The sport watch, although nice, had my wrist sweating from the strap since it doesn't breathe.. I couldn't see myself wearing it all day. The next was the Milanese loop strap.. It was nice, but too small to get over my hand..

The last one was the leather strap.. It was nice, the best out of the three.

My gf tried them on.. And she was impressed... Until she saw the price tag.

Sent from my iPad using Tapatalk HD


----------



## greensuperman32 (Mar 28, 2005)

I also got the chance to try it on today. I was very surprised by the size of the 42mm versions, I was expecting it to look kind of big but it actually looked appropriately sized on my wrist. 

All the bands looked and felt much nicer than I expected as well. The black leather loop band was probably my favourite with the metal link one coming in second. 
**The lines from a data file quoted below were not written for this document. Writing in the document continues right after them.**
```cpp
template <int MW>
__device__ __forceinline__ typename WVec<MW>::T weight_load(const float* wl, int ks) {
  return *reinterpret_cast<const typename WVec<MW>::T*>(wl + (size_t)ks * 256);
}

__device__ __forceinline__ bool xcd_task(unsigned block, unsigned total, unsigned& task) {
  const unsigned per_xcd = (total + 7) / 8;
  task = (block % 8) * per_xcd + block / 8;
  return !(block / 8 >= per_xcd || task >= total);
}

__device__ __forceinline__ f32x4 bias_relu4(f32x4 v, float bias, int relu, float slope) {
#pragma unroll
  for (int r = 0; r < 4; ++r) {
    float s = v[r] + bias;
    if (relu) s = s > 0.f ? s : s * slope;
    v[r] = s;
  }
  return v;
}

__device__ __forceinline__ void store4(float* orow, int x, int Wout, f32x4 v) {
  if (x + 3 < Wout) *reinterpret_cast<f32x4*>(orow + x) = v;
  else {
#pragma unroll
    for (int r = 0; r < 4; ++r) if (x + r < Wout) orow[x + r] = v[r];
  }
}

__device__ __forceinline__ void store_row4(float* orow, int x, int Wout, f32x4 v, float bias, int relu, float slope) {
  store4(orow, x, Wout, bias_relu4(v, bias, relu, slope));
}

template <auto Kernel>
inline void set_dynamic_lds_once(int bytes) {
  static bool attr_set = false;
  if (!attr_set) {
    (void)hipFuncSetAttribute(reinterpret_cast<const void*>(Kernel), hipFuncAttributeMaxDynamicSharedMemorySize, bytes);
    attr_set = true;
  }
}

template <class Geometry>
int check_conv_args(const char* what, const float* bottom, const float* packed, const float* top, int Cin, int bottom_channels, int bottom_c0,
                    int Cout, int top_channels, int top_c0, Geometry geometry) {
  if (!bottom || !packed || !top) return fail(FN2_ERR_INVALID_ARG, "%s: null blob", what);
  if (const int rc = geometry()) return rc;
  if (bottom_c0 < 0 || bottom_c0 + Cin > bottom_channels || top_c0 < 0 || top_c0 + Cout > top_channels)
    return fail(FN2_ERR_INVALID_ARG, "%s: channel slice outside the blob", what);
  if (((reinterpret_cast<uintptr_t>(bottom) | reinterpret_cast<uintptr_t>(top) | reinterpret_cast<uintptr_t>(packed)) & 15) != 0)
    return fail(FN2_ERR_UNSUPPORTED, "%s: blobs must be 16-byte aligned", what);
  return FN2_OK;
}

struct Pick { int variant = -1; bool tail = false; };

template <class Applies, class Cost, class Run, class HasTail>
int pick_variant(Pick& p, const char* what, int forced, int nvariants, bool split_tail, TuneCache& cache, const TuneKey& key, hipStream_t st,
                 Applies applies, Cost cost, Run run, HasTail has_tail) {
  p = Pick{};
  if (forced >= 0) {
    p.tail = split_tail && forced >= 1000;
    p.variant = split_tail ? forced % 1000 : forced;
    if (p.variant >= nvariants || !applies(p.variant) || (p.tail && !has_tail(p.variant)))
      return fail(FN2_ERR_UNSUPPORTED, "%s: forced variant %d does not apply", what, forced);
    return FN2_OK;
  }
  int picked = -1;
  if (autotune_enabled(st)) {
    auto usable = [&](int c) -> bool {
      const int i = split_tail ? c / 2 : c;
      return applies(i) && (!(split_tail && (c & 1)) || (has_tail(i) && cost(i, true) < 1e29));
    };
    picked = autotune_pick(cache, key, split_tail ? 2 * nvariants : nvariants, st, [&](int c) -> int {
      return usable(c) ? run(split_tail ? c / 2 : c, split_tail && (c & 1)) : FN2_ERR_UNSUPPORTED;
    }, usable);
  }
  if (picked >= 0) {
    p.variant = split_tail ? picked / 2 : picked;
    p.tail = split_tail && (picked & 1);
  } else {
    double bc = 0;
    for (int i = 0; i < nvariants; ++i) {
      if (!applies(i)) continue;
      for (int t = 0; t < (split_tail && has_tail(i) ? 2 : 1); ++t) {
        const double c = cost(i, t == 1);
        if (p.variant < 0 || c < bc) { p.variant = i; bc = c; p.tail = t == 1; }
      }
    }
  }
  if (p.variant < 0) return fail(FN2_ERR_UNSUPPORTED, "%s: no kernel variant for this geometry", what);
  return FN2_OK;
}

}
}
```

Before: 3524.

## Manage weight prefetch ring with explicit vmcnt waits via inline asm loads

Replaces compiler-generated weight loads with inline-asm global loads using an SGPR base and per-lane VGPR offset. Each ring slot now gets an explicit s_waitcnt sized to the number of loads still in flight, counting the LDS staging DMA, so the compiler no longer inserts conservative vmcnt(0) waits. The last chunk skips prefetches beyond the end, with branches chosen at run time. The intent is to keep weight prefetches in flight during the MFMA loop. The risk is that inline asm hides dependencies from the compiler, so a miscounted wait would read stale registers.

```diff
diff --git a/flownet2_amd/csrc/conv_mfma.hip b/flownet2_amd/csrc/conv_mfma.hip
--- a/flownet2_amd/csrc/conv_mfma.hip
+++ b/flownet2_amd/csrc/conv_mfma.hip
@@ -59,7 +59,8 @@
   const int bbase = kq * K::CS + (S * (PH * wny + py)) * K::RS + S * (PW * NP * wnx + px) + K::PADL - a.pad;
   using WV = typename WVec<MW>::T;
   const int cg0 = (g * K::WM + wm) * MW;
-  const float* wl = weight_lane(a.wp, cg0, a.ksteps, lane);
+  const float* wb = a.wp + (size_t)(cg0 / 4) * a.ksteps * 256 + (cg0 % 4);
+  const unsigned wlane = 16u * (unsigned)lane;
 
   f32x4 acc[MW][NP];
 #pragma unroll
@@ -67,16 +68,32 @@
 #pragma unroll
     for (int p = 0; p < NP; ++p) acc[j][p] = f32x4{0.f, 0.f, 0.f, 0.f};
 
+  constexpr int R = K::NBUFA - 1, DMA = K::NRUN / K::NW;
+  static_assert(R + DMA <= 63, "vmcnt has 6 bits");
   WV wreg[K::NBUFA];
   stage(0, 0);
-#pragma unroll
-  for (int i = 0; i < K::NBUFA - 1; ++i) wreg[i] = weight_load<MW>(wl, i);
+  if (a.nchunks > 0) {
+#pragma unroll
+    for (int i = 0; i < R; ++i) wreg[i] = weight_fetch<MW>(wb + (size_t)i * 256, wlane);
+  }
+  auto weight_step = [&](int ks0, int ks, int rest) -> WV {
+    const float* wks = wb + (size_t)(ks0 + ks + R) * 256;
+    if (ks + R < K::KSC) wreg[(ks + R) % K::NBUFA] = weight_fetch<MW>(wks, wlane);
+    else wreg[(ks + R) % K::NBUFA] = weight_fetch_unless_last<MW>(rest, wks, wlane);
+    const int left = K::KSC - 1 - ks < R ? K::KSC - 1 - ks : R;
+    if (ks < R) ring_wait_either(rest, left, R + DMA);
+    else if (left < R) ring_wait_either(rest, left, R);
+    else ring_wait(R);
+    weight_landed(wreg[ks % K::NBUFA]);
+    return wreg[ks % K::NBUFA];
+  };
 
   for (int c = 0; c < a.nchunks; ++c) {
     const int buf = c & 1;
-    wait_vmcnt<K::NBUFA - 1>();
+    const int rest = a.nchunks - 1 - c;
+    wait_vmcnt<R>();
     __builtin_amdgcn_s_barrier();
-    if (c + 1 < a.nchunks) stage(c + 1, buf ^ 1);
+    if (rest) stage(c + 1, buf ^ 1);
     const float* win = smem + buf * K::BUF + bbase;
     const int ks0 = c * K::KSC;
     if constexpr (K::PIN) {
@@ -87,8 +104,7 @@
       __builtin_amdgcn_sched_barrier(0);
 #pragma unroll
       for (int ks = 0; ks < K::KSC; ++ks) {
-        wreg[(ks + K::NBUFA - 1) % K::NBUFA] = weight_load<MW>(wl, ks0 + ks + K::NBUFA - 1);
-        const WV w = wreg[ks % K::NBUFA];
+        const WV w = weight_step(ks0, ks, rest);
 #pragma unroll
         for (int p = 0; p < NP; ++p) {
 #pragma unroll
@@ -100,12 +116,11 @@
     } else {
 #pragma unroll
     for (int ks = 0; ks < K::KSC; ++ks) {
-      wreg[(ks + K::NBUFA - 1) % K::NBUFA] = weight_load<MW>(wl, ks0 + ks + K::NBUFA - 1);
+      const WV w = weight_step(ks0, ks, rest);
       const int cq = ks / (KS * KS), ky = (ks / KS) % KS, kx = ks % KS;
       float b[NP];
 #pragma unroll
       for (int p = 0; p < NP; ++p) b[p] = win[cq * 4 * K::CS + ky * K::RS + kx + PW * S * p];
-      const WV w = wreg[ks % K::NBUFA];
 #pragma unroll
       for (int j = 0; j < MW; ++j)
 #pragma unroll
@@ -114,6 +129,7 @@
     }
   }
 
+  wait_vmcnt<0>();
   const int y = K::P16 ? y0 + wny : y0 + 4 * wny + (lane >> 4);
   if (y < a.Hout) {
 #pragma unroll
diff --git a/flownet2_amd/csrc/mfma_tile.hpp b/flownet2_amd/csrc/mfma_tile.hpp
--- a/flownet2_amd/csrc/mfma_tile.hpp
+++ b/flownet2_amd/csrc/mfma_tile.hpp
@@ -82,6 +82,48 @@
 template <int MW>
 __device__ __forceinline__ typename WVec<MW>::T weight_load(const float* wl, int ks) {
   return *reinterpret_cast<const typename WVec<MW>::T*>(wl + (size_t)ks * 256);
+}
+
+template <int MW>
+__device__ __forceinline__ typename WVec<MW>::T weight_fetch(const float* base, unsigned lane_bytes) {
+  typename WVec<MW>::T w;
+  if constexpr (MW == 1) asm volatile("global_load_dword %0, %1, %2" : "=v"(w) : "v"(lane_bytes), "s"(base));
+  else if constexpr (MW == 2) asm volatile("global_load_dwordx2 %0, %1, %2" : "=v"(w) : "v"(lane_bytes), "s"(base));
+  else asm volatile("global_load_dwordx4 %0, %1, %2" : "=v"(w) : "v"(lane_bytes), "s"(base));
+  return w;
+}
+
+template <class T>
+__device__ __forceinline__ void weight_landed(T& w) { asm volatile("" : "+v"(w)); }
+
+constexpr int vmcnt_clamp(int n) { return n < 63 ? n : 63; }
+
+__device__ __forceinline__ void ring_wait(int n) { asm volatile("s_waitcnt vmcnt(%0)" ::"i"(vmcnt_clamp(n))); }
+
+__device__ __forceinline__ void ring_wait_either(int rest, int n_last, int n_else) {
+  asm volatile(
+      "s_cmp_eq_u32 %0, 0\n\t"
+      "s_cbranch_scc1 .Lrwt_%=\n\t"
+      "s_waitcnt vmcnt(%2)\n\t"
+      "s_branch .Lrwe_%=\n"
+      ".Lrwt_%=:\n\t"
+      "s_waitcnt vmcnt(%1)\n"
+      ".Lrwe_%=:"
+      :
+      : "s"(rest), "i"(vmcnt_clamp(n_last)), "i"(vmcnt_clamp(n_else))
+      : "scc");
+}
+
+template <int MW>
+__device__ __forceinline__ typename WVec<MW>::T weight_fetch_unless_last(int rest, const float* base, unsigned lane_bytes) {
+  typename WVec<MW>::T w;
+#define FN2_FETCH_UNLESS(INSN) \
+  asm volatile("s_cmp_eq_u32 %3, 0\n\ts_cbranch_scc1 .Lwfs_%=\n\t" INSN " %0, %1, %2\n.Lwfs_%=:" : "=v"(w) : "v"(lane_bytes), "s"(base), "s"(rest) : "scc")
+  if constexpr (MW == 1) FN2_FETCH_UNLESS("global_load_dword");
+  else if constexpr (MW == 2) FN2_FETCH_UNLESS("global_load_dwordx2");
+  else FN2_FETCH_UNLESS("global_load_dwordx4");
+#undef FN2_FETCH_UNLESS
+  return w;
 }
 
 __device__ __forceinline__ bool xcd_task(unsigned block, unsigned total, unsigned& task) {
```

After: 3580 (median of 6 runs). 1.02x the previous value.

The model I liked the best was the 42mm space grey sport one, if I were to get an Apple Watch that would be the one I would go for but I'd add the black leather loop band on the side for normal wear and use the sport strap for when I work out.


----------



## SINC (Feb 16, 2001)

The Apple Watch could be the most successful flop in history


----------



## HowEver (Jan 11, 2005)

That article references the launch as a possible flop, but not likely the device itself, which is completely changing the wearable technology area.


----------



## SINC (Feb 16, 2001)

* About 60 years back, I got my first wrist watch, which beat the pocket watch all to hell. 

☑ But, I did have to remember to wind it every day.

* About 50 years back, I got my first self winding wrist watch.

☑ I could forget having to wind it every day.

* About 30 years back, I got my first electric watch.

☑ But I had to remember to replace the battery every couple of years.

* Now, I could buy an Apple watch.

☑ But then I would have to remember to charge it every day.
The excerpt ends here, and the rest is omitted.